Part II of the series: “Taking a Modern Approach to Aggregate, Clean, and Transform Clinical Data”

Anyone working in clinical data management today knows how difficult it is to aggregate study data from multiple sources. Each source often uses its own unique combination of column names, column orders, and data types to represent the study data it has gathered.

In addition, the data itself is heterogeneous. Different study sources describe common study data elements differently. For example, visit information might be described as visits or events, while the values included in that field could range from “visit 1,” to “v1,” or “Visit01” for the same clinical encounter. This level of variability complicates downstream data analysis and data cleaning.

As a result, many data management teams have turned to the Study Data Tabulation Model (SDTM), designed to support data analysis to consolidate source data. Some data managers reason, if you’re going to have to transform your data to SDTM anyway, why not do it as soon as possible? That way, study teams can use the consolidated data to support data reconciliation and cleaning, as well as to generate near-term deliverables such as DMC tables listings and figures.

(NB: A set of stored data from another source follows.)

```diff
@@ -1383,9 +1623,11 @@
             ga.send[(size_t)lr * L + (L - 1)] = ga.names_ok;
             if (s_send) s_send[lr * L + (L - 1)] = ga.names_ok;
         }
+        NVRX_TAIL(0);
         sync();
-    }
-    const unsigned long long t_rows = wall_clock64();
+        NVRX_TAIL(1);
+    }
+    if (!by_columns) t_rows = wall_clock64();
     if (pa.windows) {
         peer_exchange_block(pa, ga.g ? s_send : nullptr, s_tab);
         __syncthreads();
@@ -1399,10 +1641,12 @@
     }
     auto score_all = [&](const float *tab) {
         score_colmin(a, tab, tid, NTHR, s_min);
+        NVRX_TAIL(2);
         if (a.meta && (tid >> 6) == NTHR / 64 - 1) score_meta(a, tab, tid & 63);
         if (tid < nout4 - nout) s_out[nout + tid] = 0.f;
         if (tid < ((nout + 15) & ~15) - nout) s_fl[nout + tid] = 0;
         sync();
+        NVRX_TAIL(3);
 
         {
             int r = pair_r0, sct = pair_s0;
@@ -1427,6 +1671,7 @@
                 }
             }
         }
+        NVRX_TAIL(4);
         if (K == 0) {
             for (int r = tid; r < R; r += NTHR) {
                 s_out[r * W] = NaN;
@@ -1435,45 +1680,13 @@
                 s_fl[r * W + 1] = 0;
             }
         } else {
-            const int lane = tid & 63;
-            for (int r = tid >> 6; r < R; r += NTHR / 64) {
-                const float *__restrict__ row = tab + (size_t)r * L;
-                double wi = 0.0, si = 0.0, wr = 0.0, sr = 0.0;
-                uint32_t nk = 0, ncommon = 0;
-                for (int k = lane; k < K; k += 64) {
-                    const float medf = row[k];
-                    if (!(medf >= 0.0f)) continue;
-                    const double med = (double)medf;
-                    const double w = (double)row[2 * KS + k];
-                    nk++;
-                    si += ((double)row[KS + k] / med) * w;
-                    wi += w;
-                    const float mm = s_min[k];
-                    if (mm == mm) {
-                        ncommon++;
-                        sr += ((double)mm / med) * w;
-                        wr += w;
-                    }
-                }
-                wi = wave_sum_f64(wi);
-                si = wave_sum_f64(si);
-                wr = wave_sum_f64(wr);
-                sr = wave_sum_f64(sr);
-                nk = wave_sum_u32(nk);
-                ncommon = wave_sum_u32(ncommon);
-                if (lane == 0) {
-                    const float gi = (a.do_indiv && nk > 0) ? (float)(si / wi) : NaN;
-                    const float gr = (a.do_rel && ncommon > 0) ? (float)(sr / wr) : NaN;
-                    s_out[r * W] = gi;
-                    s_out[r * W + 1] = gr;
-                    s_fl[r * W] = ((double)gi < a.thr[2]) ? 1 : 0;
-                    s_fl[r * W + 1] = ((double)gr < a.thr[0]) ? 1 : 0;
-                }
-            }
+            score1_gpu_scores<NTHR>(a, tab, s_min, s_out, s_fl, tid);
         }
         sync();
     };
-    if (s_tab && pa.windows)
+    if (by_columns)
+        ;
+    else if (s_tab && pa.windows)
         score_all(s_tab);
     else if (ga.g && s_send && !pa.windows)
         score_all(s_send);
@@ -1481,6 +1694,7 @@
         score_all(a.table);
 
     const unsigned long long t_staged = wall_clock64();
+    NVRX_TAIL(5);
     {
         const nvrx_f4 *src = reinterpret_cast<const nvrx_f4 *>(s_out);
         nvrx_f4 *dst = reinterpret_cast<nvrx_f4 *>(a.scores);
@@ -1602,7 +1816,7 @@
 int resident_scorer_mode_from_env() {
     const char *e = getenv("NVRX_DEBUG_RESIDENT_SCORER");
     const int v = e ? atoi(e) : 1;
-    return (v < 0 || v > 2) ? 1 : v;
+    return (v < 0 || v > 3) ? 1 : v;
 }
 constexpr int poll_naps_from_env() {
     return 4;
@@ -1984,6 +2198,19 @@
     return NVRX_SCORE_ROUTE_ROWS_PRE;
 }
 
+static int score_resident_rp(int R, int K, int S, int rows) {
+    const long long KS = (long long)K + S;
+    if (R > SCORE1_MAX_RANKS || KS == 0) return 0;
+    int Rp = 1;
+    while (Rp < R) Rp <<= 1;
+    if (KS * Rp > (long long)SCORE1_COL_PAIRS * SCORE1_RESIDENT_THREADS) return 0;
+    if (rows > SCORE1_COL_MAX_BLOCKS) return 0;
+    const size_t lds = score1_lds_bytes(R, K, S) + score1_table_lds_bytes(R, K, S, R * NVRX_TABLE_LEN(K, S));
+    if (lds > SCORE1_MAX_LDS) return 0;
+    if (lds + score1_columns_lds_bytes(R, K, S) > SCORE1_MAX_LDS) return 0;
+    return Rp;
+}
+
 static int score_launch(const float *d_table, int R, int K, int S, int do_indiv, int do_rel, const double *thresholds,
                         float *d_scores, uint8_t *d_flags, uint32_t *d_meta, uint32_t *d_done_counter, uint32_t seq,
                         const float *d_stats_src, float *d_stats_dst, int stats_rows, void *stream, const PeerArgs *pa,
@@ -2026,8 +2253,11 @@
         }
         if (ga) {
             a.stats_n4 = 0;
+            GatherArgs g = *ga;
+            g.col_rp = (g.col_rp && !pa && a.tab_in_lds && g.local_ranks == R) ? score_resident_rp(R, K, S, g.n_blocks) : 0;
+            if (g.col_rp) lds1 += score1_columns_lds_bytes(R, K, S);
             hipLaunchKernelGGL(k_score1<SCORE1_RESIDENT_THREADS>, dim3(1), dim3(SCORE1_RESIDENT_THREADS), lds1, st, a,
-                               score_fence_enabled(), pa ? *pa : none, *ga);
+                               score_fence_enabled(), pa ? *pa : none, g);
         } else {
             report_clk(7);
             hipLaunchKernelGGL(k_score1<SCORE1_THREADS>, dim3(1), dim3(SCORE1_THREADS), lds1, st, a, score_fence_enabled(),
@@ -2089,6 +2319,18 @@
     if (R <= 0 || K < 0 || S < 0) return fail(NVRX_ERR_INVALID, "bad table shape R=%d K=%d S=%d", R, K, S);
     return score_route(R, K, S, static_cast<const float *>(d_scores), static_cast<const uint8_t *>(d_flags));
 }
+
+int nvrx_score_resident_body(int R, int K, int S, int rows) {
+    if (R <= 0 || K < 0 || S < 0 || rows < 0) return fail(NVRX_ERR_INVALID, "bad table shape R=%d K=%d S=%d rows=%d", R, K, S, rows);
+    return score_resident_rp(R, K, S, rows) ? NVRX_RESIDENT_BODY_COLUMNS : NVRX_RESIDENT_BODY_FLAT;
+}
+
+#ifdef NVRX_TAIL_CLOCKS
+int nvrx_debug_tail_clocks(unsigned long long *out) {
+    HIP_TRY(hipMemcpyFromSymbol(out, HIP_SYMBOL(g_tail_clk), sizeof(g_tail_clk)));
+    return NVRX_OK;
+}
+#endif
 
 int nvrx_score(const float *d_table, int R, int K, int S, int do_indiv, int do_rel, const double *thresholds,
                float *d_scores, uint8_t *d_flags, uint32_t *d_meta, uint32_t *d_done_counter, uint32_t seq,
@@ -2993,7 +3235,7 @@
     const int rmode = ctx->resident_mode;
     const bool resident = d->resident && d->h_seq_word && !d->guard_rings && (!exchanging || peer_route) && rows_launch > 0 &&
                           score_fits_single_wg(d->R, d->K, d->S, d->d_scores, d->d_flags) &&
-                          (rmode == 2 || (rmode == 1 && !cross_stream));
+                          (rmode >= 2 || (rmode == 1 && !cross_stream));
     if (resident) {
         {
             std::lock_guard<std::mutex> lk(ctx->mu);
@@ -3046,6 +3288,7 @@
         ga.epoch = ctx->gran_epoch;
         ga.timeout_ticks = (unsigned long long)((d->timeout_s > 0.0 ? d->timeout_s : 1e9) * 1e3 * (double)ctx->wall_khz);
         ga.poll_naps = ctx->poll_naps;
+        ga.col_rp = rmode == 3 ? 0 : 1;
         PeerArgs pa{};
         if (peer_route) {
             rc2 = peer_fill_args(static_cast<nvrx_peer *>(d->comm), d->d_send, d->d_table, (size_t)d->send_count, &pa);
diff --git a/nvidia-resiliency-ext_amd/nvrx_straggler/_native.py b/nvidia-resiliency-ext_amd/nvrx_straggler/_native.py
--- a/nvidia-resiliency-ext_amd/nvrx_straggler/_native.py
+++ b/nvidia-resiliency-ext_amd/nvrx_straggler/_native.py
@@ -78,6 +78,7 @@
     ("nvrx_score", c_int, [c_void_p, c_int, c_int, c_int, c_int, c_int, POINTER(c_double), c_void_p, c_void_p, c_void_p,
                            c_void_p, c_uint32, c_void_p, c_void_p, c_int, c_void_p]),
     ("nvrx_score_route", c_int, [c_int, c_int, c_int, c_void_p, c_void_p]),
+    ("nvrx_score_resident_body", c_int, [c_int, c_int, c_int, c_int]),
     ("nvrx_attribute", c_int, [c_void_p, c_int, c_int, c_int, c_int, c_int, c_int, c_int, c_int, c_void_p, c_void_p, c_void_p]),
     ("nvrx_row_quantile", c_int, [c_void_p, c_void_p, c_int, c_int, c_uint32, c_void_p, c_void_p]),
     ("nvrx_tail_score", c_int, [c_void_p, c_void_p, c_int, c_int, c_int, c_int, c_int, c_void_p, c_void_p, c_void_p]),
```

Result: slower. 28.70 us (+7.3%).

Unfortunately, producing SDTM data turns out to be hard, too. Although some teams claim to have automated the process for getting raw data into SDTM, typically only about 70% of the SDTM variables can be auto-generated. Programming skills and human artistry are needed to generate the remaining 30%. In the end, using the SDTM model takes time due to the number of transformations required. This can be felt again when changed data must be uploaded, because it must be transformed before data cleaning can even begin, resulting in a delay.

As dataset sizes increase and the number of data sources grow, the time required to complete the raw-to-SDTM transformation increases from minutes to multiple hours or days.

SDTM Lite: better, but it’s no cure-all

Many teams have mitigated delays by using “SDTM Minus,” an SDTM-like data model instead of full-fat SDTM to support data cleaning. But even here, the large number of data manipulations required creates delays in data-cleaning activities.

What happens when the mega-trial they’re working on, closely watched by C-level execs, is approaching a critical analysis date and the team needs to fix a source data issue? In large studies, it takes time to extract the data from EDC, load it to a server, re-run SDTM programs, re-run validation, and then bring the data back to the data management team. And communication is required at each of these steps, only increasing the timeline. As a result, the data management team can’t immediately see a small source-data change in their data cleaning data model. Instead, they must wait, typically for days, for the SDTM-like datasets to be produced, after which they’ll need to confirm that the source change has fed through as expected and fixed the issue.

Each data variable requiring some manipulation or transformation introduces more fragility to the process, particularly where the transformation code is not suitably defensive. When an unexpected data value turns up, the code used to produce the SDTM-like data falls over. To remedy this, programmers are called in to get the data-cleaning process up and running, further increasing the time required.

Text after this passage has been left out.